Convert Integer to Palindrome

Generate palindromes from integers - 4 methods (reverse-append, mirror, add-reverse, nearest). BigInt-accurate. Free, offline, client-side.

Turn integers into palindromes with four classic methods - Reverse-and-Append, Mirror, Add-Reverse (the famous "196 problem"), and direct Nearest construction. All arithmetic uses BigInt, so numbers don't lose precision past 2^53.

Enter integers to convert.

How to Use Convert Integer to Palindrome

  1. Type or paste integers - one per line, or separated by commas, semicolons, or whitespace. Negative numbers work (sign preserved). The 200 ms debounce keeps the UI responsive while you type.
  2. Pick a method - Reverse & Append produces a clean even-length palindrome (123 → 123321). Mirror Digits gives the classic odd-length form (123 → 12321). Add Reverse is the famous iterative "196 problem". Find Nearest snaps to the closest existing palindrome.
  3. Read the breakdown - every input is paired with its output, the digit growth, the iteration count (Add Reverse only), and any warnings. Lychrel candidates (numbers like 196 that never seem to converge) are explicitly flagged after 50 iterations.
  4. Check the stats line - total processed, errors, average digit growth, and Lychrel-candidate count summarize the batch at a glance.
  5. Pick output separator - newline (default, great for code), comma (CSV-friendly), or space (single-line). Switching is instant, no recompute needed.
  6. Copy or download - Copy uses the async Clipboard API with execCommand fallback. Download saves palindromes.txt. Ctrl+Enter (⌘+Enter on Mac) forces a recompute.
  7. Trust BigInt - JavaScript's regular Number type silently loses precision past 2^53 (~16 digits). This tool uses BigInt throughout, so even a 10-digit input reverse-appended to 20 digits stays accurate to the last digit.

Frequently Asked Questions

What’s the difference between Reverse-Append and Mirror?

Reverse-Append concatenates the digits with their full reverse: 123 → 123 + 321 = 123321 (even-length, 2N digits). Mirror drops the first character of the reverse before appending: 123 → 123 + 21 = 12321 (odd-length, 2N-1 digits). Pick Mirror when you want a centered single-middle-digit palindrome.

What is the Add Reverse method (the “196 problem”)?

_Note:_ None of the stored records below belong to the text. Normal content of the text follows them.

@@ -390,14 +355,11 @@
     const int n_items = (p.items ? *p.n_live : p.n_pos * p.n_pieces) << p.twin;
 
     if (warp < Q_PRODUCER_WARPS)
-        run_producer<Q_PGROUPS, HINT, NS, BOUND>(p, sm, stage0, n_items, warp, lane);
-    else if (warp < Q_PRODUCER_WARPS + Q_EPILOGUE_WARPS) {
-        if (BOUND)
-            run_bound_epilogue(p, sm, tmem, n_items, warp - Q_PRODUCER_WARPS, lane);
-        else
-            run_epilogue(p, sm, xbuf, tmem, n_items, warp - Q_PRODUCER_WARPS, lane);
-    } else if (lane == 0)
-        run_mma<NS, BOUND>(p, sm, stage0, tmem, n_items);
+        run_producer<Q_PGROUPS, HINT, NS>(p, sm, stage0, n_items, warp, lane);
+    else if (warp < Q_PRODUCER_WARPS + Q_EPILOGUE_WARPS)
+        run_epilogue(p, sm, xbuf, tmem, n_items, warp - Q_PRODUCER_WARPS, lane);
+    else if (lane == 0)
+        run_mma<NS>(p, sm, stage0, tmem, n_items);
 
     tc_fence_before_sync();
     __syncthreads();
@@ -623,57 +585,315 @@
     zb[idx] = v;
 }
 
-struct PruneSideDev {
-    const uint32_t *sr;
-    const int32_t *S;
-    const double *zb;
-    int n_boot;
+constexpr int B_TILE = Q_ES * Q_WB;
+constexpr int B_RING = 192 * 1024;
+template <int SIDES>
+struct BoundGeom {
+    static constexpr int STAGE = (SIDES + 1) * B_TILE;
+    static constexpr int NS = B_RING / STAGE;
+    static constexpr int NACC = Q_TMEM_COLS / (SIDES * Q_BW);
 };
-__global__ void __launch_bounds__(256) prune_decide_kernel(PruneSideDev s0, PruneSideDev s1, int sides, const int32_t *__restrict__ order,
-                                                           const int32_t *__restrict__ gene_set, int64_t set_zb, int n_pos, int K,
-                                                           int n_pieces, uint8_t *__restrict__ live, double *__restrict__ lb_out,
-                                                           double *__restrict__ ub_out) {
-    const int pos = blockIdx.x * (blockDim.x >> 5) + (threadIdx.x >> 5);
-    if (pos >= n_pos) return;
-    const int lane = threadIdx.x & 31;
-    const int64_t zoff = gene_set ? gene_set[order ? order[pos] : pos] * set_zb : 0;
-    const uint32_t all = (1u << n_pieces) - 1u;
-    uint32_t dead = all;
-    for (int side = 0; side < sides; ++side) {
-        const PruneSideDev s = side ? s1 : s0;
-        for (int b = lane; b < s.n_boot; b += 32) {
-            const uint32_t sr = s.sr ? s.sr[(int64_t)pos * Q_WB + b] : 0xFFFF0000u;
-            const int klo = (int)(sr & 0xFFFFu), khi = min((int)(sr >> 16), K - 1);
-            const int32_t *S = s.S + ((int64_t)pos * WP_TILED + b) * Q_BW;
-            const double *z = s.zb + zoff + (int64_t)b * Q_BSLOTS;
-            double lb = -INFINITY;
-            for (int c = 0; c < Q_LB_N; ++c) {
-                const int k = Q_LB_STEP * c + Q_LB_OFF;
-                if (k >= klo && k <= khi)
-                    lb = fmax(lb, z[Q_UB_N + c] + ((double)S[Q_UB_N + c] + 256.0 * S[Q_BSLOTS + Q_UB_N + c]) * (1.0 / 32.0));
-            }
-            double ub[4] = {-INFINITY, -INFINITY, -INFINITY, -INFINITY};
-            for (int u = 0; u < Q_UB_N; ++u) {
-                const int lo = max(u * Q_UB_PTS, klo), hi = min(u * Q_UB_PTS + Q_UB_PTS - 1, khi);
-                if (lo > hi) continue;
-                const double v = z[u] + ((double)S[u] + 256.0 * S[Q_BSLOTS + u]) * (1.0 / 32.0);
-#pragma unroll
-                for (int pc = 0; pc < 4; ++pc)
-                    if (max(lo, pc * Q_PW) <= min(hi, pc * Q_PW + Q_PW - 1)) ub[pc] = fmax(ub[pc], v);
-            }
-            if (lb_out && side == 0) {
-                lb_out[(int64_t)pos * WP_TILED + b] = lb;
-                for (int pc = 0; pc < 4; ++pc) ub_out[((int64_t)pos * WP_TILED + b) * 4 + pc] = ub[pc];
-            }
-            const double thr = lb - 747.0;
-            uint32_t d = 0u;
-#pragma unroll
-            for (int pc = 0; pc < 4; ++pc) d |= ub[pc] < thr ? 1u << pc : 0u;
-            dead &= d;
-        }
-    }
-    dead = __reduce_and_sync(0xffffffffu, dead);
-    if (lane == 0) live[pos] = (uint8_t)(~dead & all);
+template <int SIDES>
+struct BoundSmem {
+    uint64_t full[BoundGeom<SIDES>::NS], empty[BoundGeom<SIDES>::NS];
+    uint64_t acc_full[BoundGeom<SIDES>::NACC], acc_empty[BoundGeom<SIDES>::NACC];
+    uint64_t lb_full, lb_empty;
+    double lb[SIDES][Q_WB];
+    uint32_t tmem_base;
+    volatile int abort;
+};
+template <int SIDES>
+constexpr size_t bound_smem_bytes() { return 1024  + (size_t)B_RING + sizeof(BoundSmem<SIDES>); }
+
+struct BoundParams {
+    const int8_t *qbound;
+    const int32_t *lst_row, *lst_cell, *lst_len, *order;
+    int64_t ld_lst;
+    const int32_t *gene_set;
+    int64_t set_w8, set_zb;
+    const int8_t *W8[2];
+    const uint32_t *SR[2];
+    const double *zb[2];
+    int n_boot[2];
+    int n_pos, K, n_pieces;
+    uint32_t *live;
+    double *lb_out, *ub_out;
+};
+
+template <int SIDES>
+__device__ __forceinline__ void bound_producer(const BoundParams &p, BoundSmem<SIDES> &sm, uint32_t stage0, int warp, int lane) {
+    using G = BoundGeom<SIDES>;
+    const int kg = warp, l7 = lane & 7, l3 = lane >> 3;
+    const uint32_t d0 = (uint32_t)kg * 1024u + (uint32_t)l3 * 128u + (uint32_t)((l7 ^ l3) << 4);
+    const uint32_t d1 = (uint32_t)kg * 1024u + (uint32_t)(l3 + 4) * 128u + (uint32_t)((l7 ^ (l3 + 4)) << 4);
+    int slot = 0;
+    uint32_t fill = 0;
+    int pos = blockIdx.x;
+    int64_t gene_n = 0, wset_n = 0;
+    int len_n = 0;
+    if (pos < p.n_pos) {
+        gene_n = p.order ? p.order[pos] : pos;
+        len_n = p.lst_len[gene_n];
+        if (p.gene_set) wset_n = p.gene_set[gene_n] * p.set_w8;
+    }
+    for (; pos < p.n_pos; pos += gridDim.x) {
+        const int64_t gene = gene_n, wset = wset_n;
+        const int nst = (len_n + Q_ES - 1) / Q_ES;
+        if (pos + (int)gridDim.x < p.n_pos) {
+            gene_n = p.order ? p.order[pos + gridDim.x] : pos + gridDim.x;
+            len_n = p.lst_len[gene_n];
+            if (p.gene_set) wset_n = p.gene_set[gene_n] * p.set_w8;
+        }
+        const int8_t *qbase = p.qbound + l7 * 16;
+        const int8_t *wb0 = p.W8[0] + wset + l7 * 16;
+        const int8_t *wb1 = p.W8[SIDES - 1] + wset + l7 * 16;
+        const int32_t *lrow = p.lst_row + gene * p.ld_lst + kg * 8 + l3;
+        const int32_t *lcell = p.lst_cell + gene * p.ld_lst + kg * 8 + l3;
+        int32_t r0a = 0, r1a = 0, c0a = 0, c1a = 0, r0b = 0, r1b = 0, c0b = 0, c1b = 0;
+        auto load_block = [&](int t, int32_t &r0, int32_t &r1, int32_t &c0, int32_t &c1) {
+            const int s = 8 * t + l7;
+            r0 = r1 = c0 = c1 = 0;
+            if (s < nst) {
+                r0 = __ldg(lrow + s * Q_ES);
+                r1 = __ldg(lrow + s * Q_ES + 4);
+                c0 = __ldg(lcell + s * Q_ES);
+                c1 = __ldg(lcell + s * Q_ES + 4);
+            }
+        };
+        load_block(0, r0a, r1a, c0a, c1a);
+        load_block(1, r0b, r1b, c0b, c1b);
+        for (int t = 0; 8 * t < nst; ++t) {
+#pragma unroll
+            for (int u = 0; u < 8; ++u) {
+                if (8 * t + u < nst) {
+                    const int from = (lane & 24) | u;
+                    const int32_t row0 = __shfl_sync(0xffffffffu, r0a, from), row1 = __shfl_sync(0xffffffffu, r1a, from);
+                    const int64_t cel0 = __shfl_sync(0xffffffffu, c0a, from) & ~LIST_HOT_BIT;
+                    const int64_t cel1 = __shfl_sync(0xffffffffu, c1a, from) & ~LIST_HOT_BIT;
+                    const uint32_t sA = stage0 + (uint32_t)slot * G::STAGE, sB = sA + SIDES * B_TILE;
+                    if (fill > 0 && !wait_or_abort(sm, &sm.empty[slot], (fill - 1) & 1u)) return;
+                    cp_async16_at<0, 0>(sB + d0, qbase + (int64_t)row0 * Q_BW);
+                    cp_async16_at<0, 0>(sB + d1, qbase + (int64_t)row1 * Q_BW);
+                    cp_async16_at<0, 0>(sA + d0, wb0 + cel0 * Q_WB);
+                    cp_async16_at<0, 0>(sA + d1, wb0 + cel1 * Q_WB);
+                    if (SIDES > 1) {
+                        cp_async16_at<B_TILE, 0>(sA + d0, wb1 + cel0 * Q_WB);
+                        cp_async16_at<B_TILE, 0>(sA + d1, wb1 + cel1 * Q_WB);
+                    }
+                    cp_async_mbar_arrive_noinc(&sm.full[slot]);
+                    if (++slot == G::NS) {
+                        slot = 0;
+                        ++fill;
+                    }
+                }
+            }
+            r0a = r0b;
+            r1a = r1b;
+            c0a = c0b;
+            c1a = c1b;
+            load_block(t + 2, r0b, r1b, c0b, c1b);
+        }
+    }
+}
+
+template <int SIDES>
+__device__ __forceinline__ void bound_mma(const BoundParams &p, BoundSmem<SIDES> &sm, uint32_t stage0, uint32_t tmem) {
+    using G = BoundGeom<SIDES>;
+    const uint32_t idesc = umma_idesc_s8_mn(128, Q_BW);
+    int slot = 0;
+    uint32_t fill = 0, n_done = 0;
+    int pos = blockIdx.x;
+    int len_n = pos < p.n_pos ? p.lst_len[p.order ? p.order[pos] : pos] : 0;
+    for (; pos < p.n_pos; pos += gridDim.x, ++n_done) {
+        const int nst = (len_n + Q_ES - 1) / Q_ES;
+        if (pos + (int)gridDim.x < p.n_pos) len_n = p.lst_len[p.order ? p.order[pos + gridDim.x] : pos + gridDim.x];
+        const int buf = (int)(n_done % G::NACC);
+        const uint32_t use = n_done / G::NACC;
+        if (use > 0) {
+            if (!wait_or_abort(sm, &sm.acc_empty[buf], (use - 1) & 1u)) return;
+            tc_fence_after_sync();
+        }
+        const uint32_t acc = tmem + (uint32_t)(buf * SIDES * Q_BW);
+        for (int s = 0; s < nst; ++s) {
+            if (!wait_or_abort(sm, &sm.full[slot], fill & 1u)) return;
+            fence_proxy_async_smem();
+            tc_fence_after_sync();
+            const uint32_t sA = stage0 + (uint32_t)slot * G::STAGE;
+            const uint64_t db = umma_desc_sw128(sA + SIDES * B_TILE, 4096u, 1024u);
+#pragma unroll
+            for (int side = 0; side < SIDES; ++side)
+                umma_s8(acc + (uint32_t)(side * Q_BW), umma_desc_sw128(sA + side * B_TILE, 4096u, 1024u), db, idesc, s > 0);
+            umma_commit(&sm.empty[slot]);
+            if (++slot == G::NS) {
+                slot = 0;
+                ++fill;
+            }
+        }
+        if (nst > 0)
+            umma_commit(&sm.acc_full[buf]);
+        else
+            mbar_arrive(&sm.acc_full[buf]);
+    }
+}
+
+template <int SIDES>
+__device__ __forceinline__ bool bound_wait(BoundSmem<SIDES> &sm, uint64_t *bar, uint32_t parity) {
+    while (!mbar_try_wait(bar, parity)) {
+        __nanosleep(100);
+        if (sm.abort) return false;
+    }
+    return true;
+}
+
+template <int SIDES>
+__device__ __forceinline__ void bound_epilogue(const BoundParams &p, BoundSmem<SIDES> &sm, uint32_t tmem, int ewarp, int lane) {
+    using G = BoundGeom<SIDES>;
+    const int qd = ewarp & 3, half = ewarp >> 2;
+    const int boot = qd * 32 + lane;
+    const uint32_t tq = tmem + ((uint32_t)(qd * 32) << 16);
+    const uint32_t all = (1u << p.n_pieces) - 1u;
+    uint32_t n_done = 0;
+    for (int pos = blockIdx.x; pos < p.n_pos; pos += gridDim.x, ++n_done) {
+        const int64_t gene = p.order ? p.order[pos] : pos;
+        const bool empty_list = p.lst_len[gene] <= 0;
+        const int64_t zoff = p.gene_set ? p.gene_set[gene] * p.set_zb : 0;
+        int klo[SIDES], khi[SIDES];
+        const double *zr[SIDES];
+#pragma unroll
+        for (int side = 0; side < SIDES; ++side) {
+            const uint32_t sr = p.SR[side] ? p.SR[side][(int64_t)pos * Q_WB + boot] : 0xFFFF0000u;
+            klo[side] = (int)(sr & 0xFFFFu);
+            khi[side] = min((int)(sr >> 16), p.K - 1);
+            zr[side] = p.zb[side] + zoff + (int64_t)(boot < p.n_boot[side] ? boot : 0) * Q_BSLOTS;
+        }
+        const int buf = (int)(n_done % G::NACC);
+        if (!bound_wait(sm, &sm.acc_full[buf], (n_done / G::NACC) & 1u)) return;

Take any number, add its reverse, check if the result is a palindrome. If not, repeat. Most numbers converge quickly: 195 → 195+591=786 → 786+687=1473 → 1473+3741=5214 → 5214+4125=9339 (palindrome in 4 steps). But 196 has been iterated billions of times without ever reaching a palindrome – it’s the smallest suspected “Lychrel number” in base 10.

What’s a Lychrel candidate?

An integer that has never been proven to reach a palindrome via the Add Reverse process. 196, 295, 394, 493, 592, 689, 691, 788, 790, 879… are the first 10 in base 10. None have been proven to never converge (Lychrel-ness isn’t mathematically settled), but billions of iterations on 196 have produced no palindrome. We cap at 50 iterations and flag any unresolved input.

How does Find Nearest work?

Direct construction in O(1): take the first half of the digits, mirror them to form a candidate palindrome, then also build two neighbors by bumping the first half ±1. Compare distances to the input. Two boundary candidates (the all-9s number one digit shorter, and the 10…01 number same length) are also considered. The smallest |candidate – input| wins.

Can I convert very large numbers without losing precision?

Yes. All arithmetic uses BigInt, so a 10-digit input reverse-appended to 20 digits keeps every digit accurate. JavaScript’s regular Number would lose the last 4 digits silently past 2^53 ≈ 16 digits. Try 9999999999 in Reverse-Append mode to see 99999999999999999999 (20 nines, all correct).

Do negative numbers work?

Yes. The method runs on the absolute value, and the sign is restored. -12 Reverse-Append → -1221. -196 Add Reverse → flagged Lychrel candidate (the absolute-value math is what matters).

What does “digit growth” mean in the stats?

How many digits the output has minus how many the input had. Reverse-Append always doubles the digit count (growth = N). Mirror grows by N-1. Add Reverse can grow significantly across iterations. Nearest typically stays at the same digit count (growth = 0).

Is my data uploaded anywhere?

No. Everything runs in your browser – just BigInt arithmetic and string operations. Open DevTools → Network and watch zero requests fire after the page loads. Safe for proprietary number sequences or anything private.

Does it work offline?

Yes. Total bundle is under 20 KB. Once the page loads, disconnect and keep converting. Works on planes, trains, or air-gapped machines.

Where would I use this practically?

Beyond the recreational math, palindrome construction is useful for stress-testing string/number reversal code, generating test data for palindrome-check algorithms, and exploring number-theoretic patterns. Computer-science classes use the 196 problem to motivate discussions of unproven conjectures.